= Yukiko Okamoto (runner) =

Japanese long-distance runner

Yukiko Okamoto, also known as Sachiko Okamoto, (岡本幸子; born 29 November 1974) is a retired Japanese runner who specialized in the half marathon and marathon.

At the 1990 World Cross Country Championships she finished eighteenth in the junior race, and won a silver medal in the team competition. At the 1995 World Cross Country Championships she finished fifteenth in the senior race and ended fourth in the team competition. She also won a bronze medal at the 1996 World Road Relay Championships.

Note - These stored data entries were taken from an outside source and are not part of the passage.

-          hipEventRecord(big_.done[s], big_.stream) != hipSuccess) { (void)hipGetLastError(); return fail(IST_E_HIP, "host-to-device staging failed"); }
-    }
+  }
+  UploadPlan plan;
+  plan_upload_pieces(plan_items.data(), plan_items.size(), kBigPiece, &plan);
+  for (const UploadPiece& pc : plan.pieces) {
+    const int s = static_cast<int>(big_.k++ & 1u);
+    if (hipEventSynchronize(big_.done[s]) != hipSuccess) { (void)hipGetLastError(); return fail(IST_E_HIP, "host-to-device staging failed"); }
+    uint8_t* piece = static_cast<uint8_t*>(big_.piece[s]);
+    const UploadSeg* segs = plan.segs.data() + pc.seg0;
+    const size_t workers = std::min<size_t>(static_cast<size_t>(big_packers()), std::max<size_t>(1, pc.bytes >> 20));
+    const size_t share = piece_share(pc.bytes, workers);
+    auto part = [&](int w) { pack_piece_bytes(plan, pc, plan_items.data(), from.data(), static_cast<size_t>(w) * share, static_cast<size_t>(w + 1) * share, piece); };
+    if (workers > 1) { pool->run(static_cast<int>(workers), part); pool->wait(); } else part(0);
+    for (size_t q = 0; q < pc.n_segs; ++q) {
+      const UploadSeg& sg = segs[q];
+      const RowsCopy& it = items[sg.item];
+      if (hipMemcpyAsync(static_cast<uint8_t*>(it.dev) + sg.row0 * it.row, piece + sg.at, sg.n_rows * it.row, hipMemcpyHostToDevice, big_.stream) != hipSuccess) {
+        (void)hipGetLastError();
+        (void)hipEventRecord(big_.done[s], big_.stream);
+        return fail(IST_E_HIP, "host-to-device staging failed");
+      }
+    }
+    if (hipEventRecord(big_.done[s], big_.stream) != hipSuccess) { (void)hipGetLastError(); return fail(IST_E_HIP, "host-to-device staging failed"); }
   }
   if (hipEventRecord(big_.tail, big_.stream) != hipSuccess || hipStreamWaitEvent(after, big_.tail, 0) != hipSuccess) { (void)hipGetLastError(); return fail(IST_E_HIP, "ordering the uploads before the launch failed"); }
   return IST_OK;
diff --git a/imagestitching_amd/csrc/ist_host_stitch.cpp b/imagestitching_amd/csrc/ist_host_stitch.cpp
--- a/imagestitching_amd/csrc/ist_host_stitch.cpp
+++ b/imagestitching_amd/csrc/ist_host_stitch.cpp
@@ -1,9 +1,12 @@
 #include <algorithm>
 #include <atomic>
 #include <chrono>
+#include <condition_variable>
 #include <cstdio>
 #include <cstdlib>
 #include <mutex>
+#include <string>
+#include <thread>
 #include <vector>
 
 #include "ist_ctx.h"
@@ -59,6 +62,13 @@
   std::vector<int64_t> lo, hi;
   std::vector<RowsCopy> items;
   uint8_t* canvas = nullptr;
+  std::thread compiler;
+  std::mutex compile_mu;
+  std::condition_variable compile_cv;
+  int n_compiled = 0, compile_rc = IST_OK;
+  std::string compile_msg;
+  std::atomic<bool> give_up{false};
+  ~RowBands() { give_up = true; if (compiler.joinable()) compiler.join(); }
   int64_t y0(int b) const { return cuts[static_cast<size_t>(b)]; }
   int64_t y1(int b) const { return cuts[static_cast<size_t>(b) + 1]; }
 
@@ -80,13 +90,15 @@
     }
     parts.resize(static_cast<size_t>(n_parts));
     jobs.resize(static_cast<size_t>(nb)); need.resize(static_cast<size_t>(nb));
-    for (int b = 0; b < nb; ++b) {
-      need[static_cast<size_t>(b)] = shard_holdings(parts_of_slot(parts, b));
-      if (y0(b) >= y1(b)) continue;
+    for (int b = 0; b < nb; ++b) need[static_cast<size_t>(b)] = shard_holdings(parts_of_slot(parts, b));
+    auto compile = [this, clear, ops, n_ops, filter](int b) -> int {
+      if (y0(b) >= y1(b)) return IST_OK;
       const ist_region clip{0, static_cast<int32_t>(y0(b)), static_cast<int32_t>(cw), static_cast<int32_t>(y1(b) - y0(b))};
       jobs[static_cast<size_t>(b)].reset(ist_job_create(ctx, cw, ch, clear, ops, n_ops, images, n_images, filter, &clip));
-      if (!jobs[static_cast<size_t>(b)]) return g_last_code ? g_last_code : IST_E_INVALID;
-    }
+      return jobs[static_cast<size_t>(b)] ? IST_OK : (g_last_code ? g_last_code : IST_E_INVALID);
+    };
+    if (const int rc0 = compile(0)) return rc0;
+    n_compiled = 1;
     std::map<int, RowSpan> whole;
     for (const auto& band : need) for (const auto& kv : band) whole[kv.first] = RowSpan{0, bitmap_h(images[kv.first])};
     int rc = lay.add(images, n_images, s, sp, whole);
@@ -98,7 +110,28 @@
     at = lay.place(ctx->scratch_src);
     lo.assign(static_cast<size_t>(n_images), -1); hi.assign(static_cast<size_t>(n_images), -1);
     canvas = static_cast<uint8_t*>(ctx->scratch_dst);
+    rc = band_events(ctx, nb);
+    if (rc) return rc;
+    if (nb > 1)
+      compiler = std::thread([this, compile]() {
+        DeviceGuard g(ctx->device);
+        for (int b = 1; b < nb && !give_up.load(); ++b) {
+          const int rc_b = g.ok ? compile(b) : fail(IST_E_NO_DEVICE, "hipSetDevice failed");
+          std::lock_guard<std::mutex> lock(compile_mu);
+          if (rc_b) { compile_rc = rc_b; compile_msg = g_last_error; n_compiled = nb; }
+          else n_compiled = b + 1;
+          compile_cv.notify_all();
+          if (rc_b) return;
+        }
+      });
     ok = true;
+    return IST_OK;
+  }
+
+  int wait_compiled(int b) {
+    std::unique_lock<std::mutex> lock(compile_mu);
+    compile_cv.wait(lock, [&]() { return n_compiled > b; });
+    if (compile_rc && !jobs[static_cast<size_t>(b)] && y0(b) < y1(b)) return fail(compile_rc, compile_msg);
     return IST_OK;
   }
 
@@ -117,6 +150,7 @@
       }
     }
     if (!items.empty()) { const int rc = stager_of(ctx).upload_big(items, R, &workers_of(ctx)); if (rc) return rc; }
+    if (const int rc = wait_compiled(b)) return rc;
     return ist_job_launch(jobs[static_cast<size_t>(b)].get(), at.ptr.data(), at.pitch.data(), n_images, canvas, row, R);
   }
 };
@@ -136,11 +170,10 @@
   lap("band jobs compiled, scratch");
   uint8_t* host = static_cast<uint8_t*>(pool_take(rb.total));
   if (!host) return fail(IST_E_NOMEM, "out of pinned host memory for the result");
-  std::vector<hipEvent_t> ev(static_cast<size_t>(rb.nb), nullptr);
+  const std::vector<hipEvent_t>& ev = ctx->band_event;
   hipStream_t R = ctx->stream, D = ctx->aux;
   auto finish = [&](int code) {
     (void)hipStreamSynchronize(R); (void)hipStreamSynchronize(D); (void)stager_of(ctx).sync();
-    for (hipEvent_t e : ev) if (e) (void)hipEventDestroy(e);
     if (code != IST_OK) pool_give(host);
     return code;
   };
@@ -150,8 +183,8 @@
     if (y0 >= y1) continue;
     rc = rb.submit(b, R);
     if (rc) return finish(rc);
-    hipEvent_t& e = ev[static_cast<size_t>(b)];
-    if (hipEventCreateWithFlags(&e, hipEventDisableTiming) != hipSuccess || hipEventRecord(e, R) != hipSuccess || hipStreamWaitEvent(D, e, 0) != hipSuccess ||
+    hipEvent_t e = ev[static_cast<size_t>(b)];
+    if (hipEventRecord(e, R) != hipSuccess || hipStreamWaitEvent(D, e, 0) != hipSuccess ||
         hipMemcpyAsync(host + static_cast<size_t>(y0) * rb.row, rb.canvas + static_cast<size_t>(y0) * rb.row, static_cast<size_t>(y1 - y0) * rb.row, hipMemcpyDeviceToHost, D) != hipSuccess) {
       (void)hipGetLastError();
       return finish(fail(IST_E_HIP, "queueing a band's readback failed"));
@@ -177,7 +210,7 @@
   rc = ensure_render(ctx);
   if (rc) return rc;
   hipStream_t R = ctx->render;
-  std::vector<hipEvent_t> ev(static_cast<size_t>(rb.nb), nullptr);
+  const std::vector<hipEvent_t>& ev = ctx->band_event;
   int next = 0;
   auto need_rows = [&](int64_t y_end, void* reader_) -> int {
     hipStream_t reader = static_cast<hipStream_t>(reader_);
@@ -188,7 +221,7 @@
       if (b >= next) {
         const int rc2 = rb.submit(b, R);
         if (rc2) return rc2;
-        if (hipEventCreateWithFlags(&ev[static_cast<size_t>(b)], hipEventDisableTiming) != hipSuccess || hipEventRecord(ev[static_cast<size_t>(b)], R) != hipSuccess) {
+        if (hipEventRecord(ev[static_cast<size_t>(b)], R) != hipSuccess) {
           (void)hipGetLastError(); return fail(IST_E_HIP, "hipEventRecord failed");
         }
         next = b + 1;
@@ -202,7 +235,6 @@
   for (int b = 0; b < rb.nb; ++b) hint = std::max<int64_t>(hint, rb.y1(b) - rb.y0(b));
   rc = png_to_host(ctx, rb.canvas, rb.row, canvas_w, canvas_h, nullptr, out_png, out_len, need_rows, hint, preview);
   (void)hipStreamSynchronize(R); (void)stager_of(ctx).sync(); (void)hipStreamSynchronize(ctx->stream);
-  for (hipEvent_t e : ev) if (e) (void)hipEventDestroy(e);
   if (rc == IST_OK) g_duplex_stitches.fetch_add(1, std::memory_order_relaxed);
   return rc;
 }
diff --git a/imagestitching_amd/csrc/ist_runtime.cpp b/imagestitching_amd/csrc/ist_runtime.cpp
--- a/imagestitching_amd/csrc/ist_runtime.cpp
+++ b/imagestitching_amd/csrc/ist_runtime.cpp
@@ -59,6 +59,14 @@
   return ensure_stream(&ctx->aux, lowest);
 }
 int ensure_render(ist_ctx* ctx) { return ensure_stream(&ctx->render); }
+int band_events(ist_ctx* ctx, int n) {
+  while (static_cast<int>(ctx->band_event.size()) < n) {
+    hipEvent_t e = nullptr;
+    if (hipEventCreateWithFlags(&e, hipEventDisableTiming) != hipSuccess) { (void)hipGetLastError(); return fail(IST_E_HIP, "hipEventCreate failed"); }
+    ctx->band_event.push_back(e);
+  }
+  return IST_OK;
+}
 
 int png_to_host(ist_ctx* ctx, const void* canvas, size_t pitch, int64_t w, int64_t h, void* dfile, uint8_t** out_png, int64_t* out_len,
                 const std::function<int(int64_t, void*)>& need_rows_in, int64_t slab_rows_hint, ist_preview* preview) {
@@ -173,6 +181,7 @@
   dev_free(ctx->scratch_ent);
   for (hipStream_t st : ctx->img_stream) if (st) { (void)hipStreamSynchronize(st); (void)hipStreamDestroy(st); }
   for (hipEvent_t ev : ctx->img_event) if (ev) (void)hipEventDestroy(ev);
+  for (hipEvent_t ev : ctx->band_event) if (ev) (void)hipEventDestroy(ev);
   for (void* q : ctx->img_huff) dev_free(q);
   if (ctx->aux) (void)hipStreamDestroy(ctx->aux);
   if (ctx->render) { (void)hipStreamSynchronize(ctx->render); (void)hipStreamDestroy(ctx->render); }
diff --git a/imagestitching_amd/csrc/ist_upload_plan.cpp b/imagestitching_amd/csrc/ist_upload_plan.cpp
--- /dev/null
+++ b/imagestitching_amd/csrc/ist_upload_plan.cpp
@@ -0,0 +1,108 @@
+#include "ist_upload_plan.h"
+
+#include <algorithm>
+#include <cstdio>
+#include <cstdlib>
+#include <cstring>
+#include <string>
+
+#ifdef __linux__
+#include <sched.h>
+#endif
+
+namespace ist {
+
+void plan_upload_pieces(const UploadItem* items, size_t n_items, size_t cap, UploadPlan* out) {
+  out->segs.clear(); out->pieces.clear(); out->total = 0; out->widest = 0;
+  auto planned = [&](const UploadItem& it) { return !it.direct && it.row != 0 && it.rows != 0 && it.row <= cap; };
+  for (size_t i = 0; i < n_items; ++i)
+    if (planned(items[i])) { out->total += items[i].row * items[i].rows; out->widest = std::max(out->widest, items[i].row); }
+  const size_t T = out->total;
+  if (!T) return;
+  const size_t n0 = (T + cap - 1) / cap;
+  size_t i = 0, r = 0, done = 0;
+  for (size_t k = 1; done < T; ++k) {
+    const size_t target = k >= n0 ? T : static_cast<size_t>(static_cast<unsigned __int128>(T) * k / n0);
+    const size_t budget = std::min(target - done, cap);
+    UploadPiece p{out->segs.size(), 0, 0};
+    while (i < n_items) {
+      const UploadItem& it = items[i];
+      if (!planned(it) || r == it.rows) { ++i; r = 0; continue; }
+      const size_t take = std::min((budget - p.bytes) / it.row, it.rows - r);
+      if (!take) break;
+      out->segs.push_back(UploadSeg{static_cast<uint32_t>(i), r, take, p.bytes});
+      p.bytes += take * it.row; r += take; ++p.n_segs;
+    }
+    if (p.n_segs) { out->pieces.push_back(p); done += p.bytes; }
+  }
+}
+
+void pack_piece_bytes(const UploadPlan& plan, const UploadPiece& pc, const UploadItem* items, const UploadSource* src, size_t a, size_t b, uint8_t* piece) {
+  b = std::min(b, pc.bytes);
+  for (size_t q = 0; q < pc.n_segs && a < b; ++q) {
+    const UploadSeg& sg = plan.segs[pc.seg0 + q];
+    const size_t row = items[sg.item].row, pitch = src[sg.item].pitch;
+    size_t lo = std::max(a, sg.at);
+    const size_t hi = std::min(b, sg.at + sg.n_rows * row);
+    if (lo >= hi) continue;
+    const uint8_t* from = static_cast<const uint8_t*>(src[sg.item].host) + sg.row0 * pitch;
+    if (pitch == row) { std::memcpy(piece + lo, from + (lo - sg.at), hi - lo); continue; }
+    while (lo < hi) {
+      const size_t off = lo - sg.at, r = off / row, c = off % row, n = std::min(row - c, hi - lo);
+      std::memcpy(piece + lo, from + r * pitch + c, n);
+      lo += n;
+    }
+  }
+}
+
+namespace {
+
+#ifdef __linux__
+int quota_of(const std::string& path) {
+  std::FILE* f = std::fopen(path.c_str(), "r");
+  if (!f) return 0;
+  char q[32] = {0};
+  long long period = 0;
+  const int got = std::fscanf(f, "%31s %lld", q, &period);
+  std::fclose(f);
+  if (got != 2 || period <= 0 || !std::strcmp(q, "max")) return 0;
+  const long long quota = std::atoll(q);
+  if (quota <= 0) return 0;
+  return static_cast<int>(std::min<long long>((quota + period - 1) / period, 1 << 20));
+}
+#endif
+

She later finished ninth at the 1998 World Half Marathon Championships and eighth at the 2000 World Half Marathon Championships. These two championships ended with a fifth place and silver medal, respectively, in team competition.

Okamoto became Japanese champion once, in the 10,000 metres in 2000.

Her personal best times were 15:27.77 minutes in the 5000 metres, achieved in June 1996 in Nishinomiya; 32:06.42 minutes in the 10,000 metres, achieved in October 2000 in Sendai; 1:09:12 hours in the half marathon, achieved in March 2000 in Yamaguchi; and 2:26:21 hours in the marathon, achieved in March 2001 in Nagoya.